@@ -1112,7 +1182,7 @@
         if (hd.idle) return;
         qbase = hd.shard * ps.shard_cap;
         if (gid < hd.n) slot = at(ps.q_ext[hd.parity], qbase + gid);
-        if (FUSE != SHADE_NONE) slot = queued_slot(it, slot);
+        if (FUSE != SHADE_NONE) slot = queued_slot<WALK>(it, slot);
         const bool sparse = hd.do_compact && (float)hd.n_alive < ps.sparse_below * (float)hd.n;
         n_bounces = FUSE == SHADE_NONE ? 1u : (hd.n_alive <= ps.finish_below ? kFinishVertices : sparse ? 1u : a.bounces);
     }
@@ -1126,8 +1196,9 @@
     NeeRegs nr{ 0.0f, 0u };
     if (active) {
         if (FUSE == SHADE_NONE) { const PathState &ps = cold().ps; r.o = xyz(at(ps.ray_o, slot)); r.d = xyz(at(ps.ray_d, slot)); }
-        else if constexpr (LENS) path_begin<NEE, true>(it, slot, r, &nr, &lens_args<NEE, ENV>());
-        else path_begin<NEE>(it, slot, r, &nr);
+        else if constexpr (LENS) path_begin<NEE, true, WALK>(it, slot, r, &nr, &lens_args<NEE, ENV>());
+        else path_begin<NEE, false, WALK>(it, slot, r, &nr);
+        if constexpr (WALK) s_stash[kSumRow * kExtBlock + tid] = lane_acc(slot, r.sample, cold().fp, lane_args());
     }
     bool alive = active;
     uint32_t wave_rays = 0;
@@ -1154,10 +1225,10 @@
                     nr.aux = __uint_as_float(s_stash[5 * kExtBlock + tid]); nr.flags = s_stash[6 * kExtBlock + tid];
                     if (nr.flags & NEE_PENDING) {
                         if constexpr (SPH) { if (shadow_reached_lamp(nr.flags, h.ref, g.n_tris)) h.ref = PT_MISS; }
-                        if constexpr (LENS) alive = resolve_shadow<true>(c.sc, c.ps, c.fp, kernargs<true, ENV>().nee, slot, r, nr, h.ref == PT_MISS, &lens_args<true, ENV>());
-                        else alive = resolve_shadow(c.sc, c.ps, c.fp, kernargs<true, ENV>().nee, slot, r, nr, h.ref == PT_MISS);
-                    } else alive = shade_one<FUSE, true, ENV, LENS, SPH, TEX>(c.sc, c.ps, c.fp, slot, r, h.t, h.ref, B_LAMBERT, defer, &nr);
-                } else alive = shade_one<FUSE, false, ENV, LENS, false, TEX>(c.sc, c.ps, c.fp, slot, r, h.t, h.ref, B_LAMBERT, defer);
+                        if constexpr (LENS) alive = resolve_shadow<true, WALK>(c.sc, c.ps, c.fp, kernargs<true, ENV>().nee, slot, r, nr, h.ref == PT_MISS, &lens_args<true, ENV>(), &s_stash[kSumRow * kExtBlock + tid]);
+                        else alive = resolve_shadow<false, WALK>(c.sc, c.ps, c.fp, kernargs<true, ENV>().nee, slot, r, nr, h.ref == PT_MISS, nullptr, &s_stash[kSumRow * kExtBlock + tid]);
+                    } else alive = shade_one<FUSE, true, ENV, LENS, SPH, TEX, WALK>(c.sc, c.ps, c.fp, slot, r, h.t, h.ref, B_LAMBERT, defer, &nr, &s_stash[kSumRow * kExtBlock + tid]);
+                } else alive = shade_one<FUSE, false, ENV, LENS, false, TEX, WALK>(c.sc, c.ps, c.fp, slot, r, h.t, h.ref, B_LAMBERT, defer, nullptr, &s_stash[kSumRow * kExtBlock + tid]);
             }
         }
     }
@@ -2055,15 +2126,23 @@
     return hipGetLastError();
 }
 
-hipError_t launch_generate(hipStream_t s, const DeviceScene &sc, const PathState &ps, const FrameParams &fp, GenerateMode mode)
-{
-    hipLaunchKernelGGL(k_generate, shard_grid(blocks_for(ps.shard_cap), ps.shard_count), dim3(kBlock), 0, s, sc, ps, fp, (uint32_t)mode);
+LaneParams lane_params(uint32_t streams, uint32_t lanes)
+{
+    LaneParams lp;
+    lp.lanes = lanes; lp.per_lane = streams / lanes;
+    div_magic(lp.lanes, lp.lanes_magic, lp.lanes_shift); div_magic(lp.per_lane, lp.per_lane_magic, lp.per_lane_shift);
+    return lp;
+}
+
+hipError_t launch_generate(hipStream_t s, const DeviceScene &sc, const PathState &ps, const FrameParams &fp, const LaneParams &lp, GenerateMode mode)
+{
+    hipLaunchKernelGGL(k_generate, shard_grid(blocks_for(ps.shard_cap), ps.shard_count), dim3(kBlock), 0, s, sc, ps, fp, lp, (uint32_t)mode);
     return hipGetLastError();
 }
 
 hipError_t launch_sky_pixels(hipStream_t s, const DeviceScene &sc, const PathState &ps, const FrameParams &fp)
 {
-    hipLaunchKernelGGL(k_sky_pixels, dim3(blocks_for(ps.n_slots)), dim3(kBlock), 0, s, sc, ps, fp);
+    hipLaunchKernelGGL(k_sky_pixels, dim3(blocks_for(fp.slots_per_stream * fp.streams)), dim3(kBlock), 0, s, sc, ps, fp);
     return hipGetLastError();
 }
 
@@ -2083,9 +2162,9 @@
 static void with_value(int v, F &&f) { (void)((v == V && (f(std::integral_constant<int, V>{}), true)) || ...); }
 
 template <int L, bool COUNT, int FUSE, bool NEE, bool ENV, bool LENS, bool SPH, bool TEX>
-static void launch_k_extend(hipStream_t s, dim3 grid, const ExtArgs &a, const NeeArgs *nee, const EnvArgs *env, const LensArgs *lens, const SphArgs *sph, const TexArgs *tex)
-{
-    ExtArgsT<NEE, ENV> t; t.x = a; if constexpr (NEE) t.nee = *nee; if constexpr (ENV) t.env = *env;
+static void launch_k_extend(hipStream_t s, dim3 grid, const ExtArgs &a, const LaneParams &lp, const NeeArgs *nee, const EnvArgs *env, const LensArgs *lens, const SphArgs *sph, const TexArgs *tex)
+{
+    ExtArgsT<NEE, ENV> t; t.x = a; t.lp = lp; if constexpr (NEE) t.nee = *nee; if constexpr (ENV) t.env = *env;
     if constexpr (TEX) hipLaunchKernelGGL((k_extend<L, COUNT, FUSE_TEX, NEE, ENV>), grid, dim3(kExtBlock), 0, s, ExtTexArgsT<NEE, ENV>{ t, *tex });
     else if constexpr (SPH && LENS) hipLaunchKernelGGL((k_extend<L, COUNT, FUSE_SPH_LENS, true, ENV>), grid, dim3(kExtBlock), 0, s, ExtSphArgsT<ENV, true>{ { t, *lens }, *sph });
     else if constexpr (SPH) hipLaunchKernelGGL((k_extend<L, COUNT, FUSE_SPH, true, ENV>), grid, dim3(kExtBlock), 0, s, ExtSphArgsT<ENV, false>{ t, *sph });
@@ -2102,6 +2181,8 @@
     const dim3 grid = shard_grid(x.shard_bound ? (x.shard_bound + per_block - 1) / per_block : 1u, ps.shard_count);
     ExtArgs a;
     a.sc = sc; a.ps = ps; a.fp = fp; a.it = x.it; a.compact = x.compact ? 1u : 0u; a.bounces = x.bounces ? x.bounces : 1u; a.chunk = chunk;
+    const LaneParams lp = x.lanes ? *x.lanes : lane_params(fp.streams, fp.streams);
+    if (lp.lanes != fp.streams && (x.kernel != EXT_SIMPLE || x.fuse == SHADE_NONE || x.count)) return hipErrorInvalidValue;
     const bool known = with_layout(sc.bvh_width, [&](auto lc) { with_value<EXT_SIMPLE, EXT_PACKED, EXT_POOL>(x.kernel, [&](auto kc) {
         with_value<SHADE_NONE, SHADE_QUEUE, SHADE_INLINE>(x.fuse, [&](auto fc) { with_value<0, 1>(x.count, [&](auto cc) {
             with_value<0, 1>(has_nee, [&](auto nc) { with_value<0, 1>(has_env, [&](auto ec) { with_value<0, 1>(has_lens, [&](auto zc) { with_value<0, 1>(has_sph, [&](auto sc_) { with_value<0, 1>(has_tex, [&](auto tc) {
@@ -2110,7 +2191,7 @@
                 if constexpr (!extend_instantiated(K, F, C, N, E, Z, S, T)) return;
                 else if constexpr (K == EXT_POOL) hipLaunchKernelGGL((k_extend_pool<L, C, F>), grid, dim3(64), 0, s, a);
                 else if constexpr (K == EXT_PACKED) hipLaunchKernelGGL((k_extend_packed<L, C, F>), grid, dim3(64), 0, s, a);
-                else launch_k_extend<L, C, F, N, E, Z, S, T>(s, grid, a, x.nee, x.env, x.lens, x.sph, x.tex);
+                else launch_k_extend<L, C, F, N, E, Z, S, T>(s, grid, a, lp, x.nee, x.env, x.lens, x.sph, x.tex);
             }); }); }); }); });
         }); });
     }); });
·····
▶ _WHAT YOU NEED TO DO_: Reproduce, line for line, the material, starting at its first line, and end once the line holding "WALK>(it, slot, r, &nr);" has been output.

▶ _RESPONSE_:
@@ -1112,7 +1182,7 @@
         if (hd.idle) return;
         qbase = hd.shard * ps.shard_cap;
         if (gid < hd.n) slot = at(ps.q_ext[hd.parity], qbase + gid);
-        if (FUSE != SHADE_NONE) slot = queued_slot(it, slot);
+        if (FUSE != SHADE_NONE) slot = queued_slot<WALK>(it, slot);
         const bool sparse = hd.do_compact && (float)hd.n_alive < ps.sparse_below * (float)hd.n;
         n_bounces = FUSE == SHADE_NONE ? 1u : (hd.n_alive <= ps.finish_below ? kFinishVertices : sparse ? 1u : a.bounces);
     }
@@ -1126,8 +1196,9 @@
     NeeRegs nr{ 0.0f, 0u };
     if (active) {
         if (FUSE == SHADE_NONE) { const PathState &ps = cold().ps; r.o = xyz(at(ps.ray_o, slot)); r.d = xyz(at(ps.ray_d, slot)); }
-        else if constexpr (LENS) path_begin<NEE, true>(it, slot, r, &nr, &lens_args<NEE, ENV>());
-        else path_begin<NEE>(it, slot, r, &nr);
+        else if constexpr (LENS) path_begin<NEE, true, WALK>(it, slot, r, &nr, &lens_args<NEE, ENV>());
+        else path_begin<NEE, false, WALK>(it, slot, r, &nr);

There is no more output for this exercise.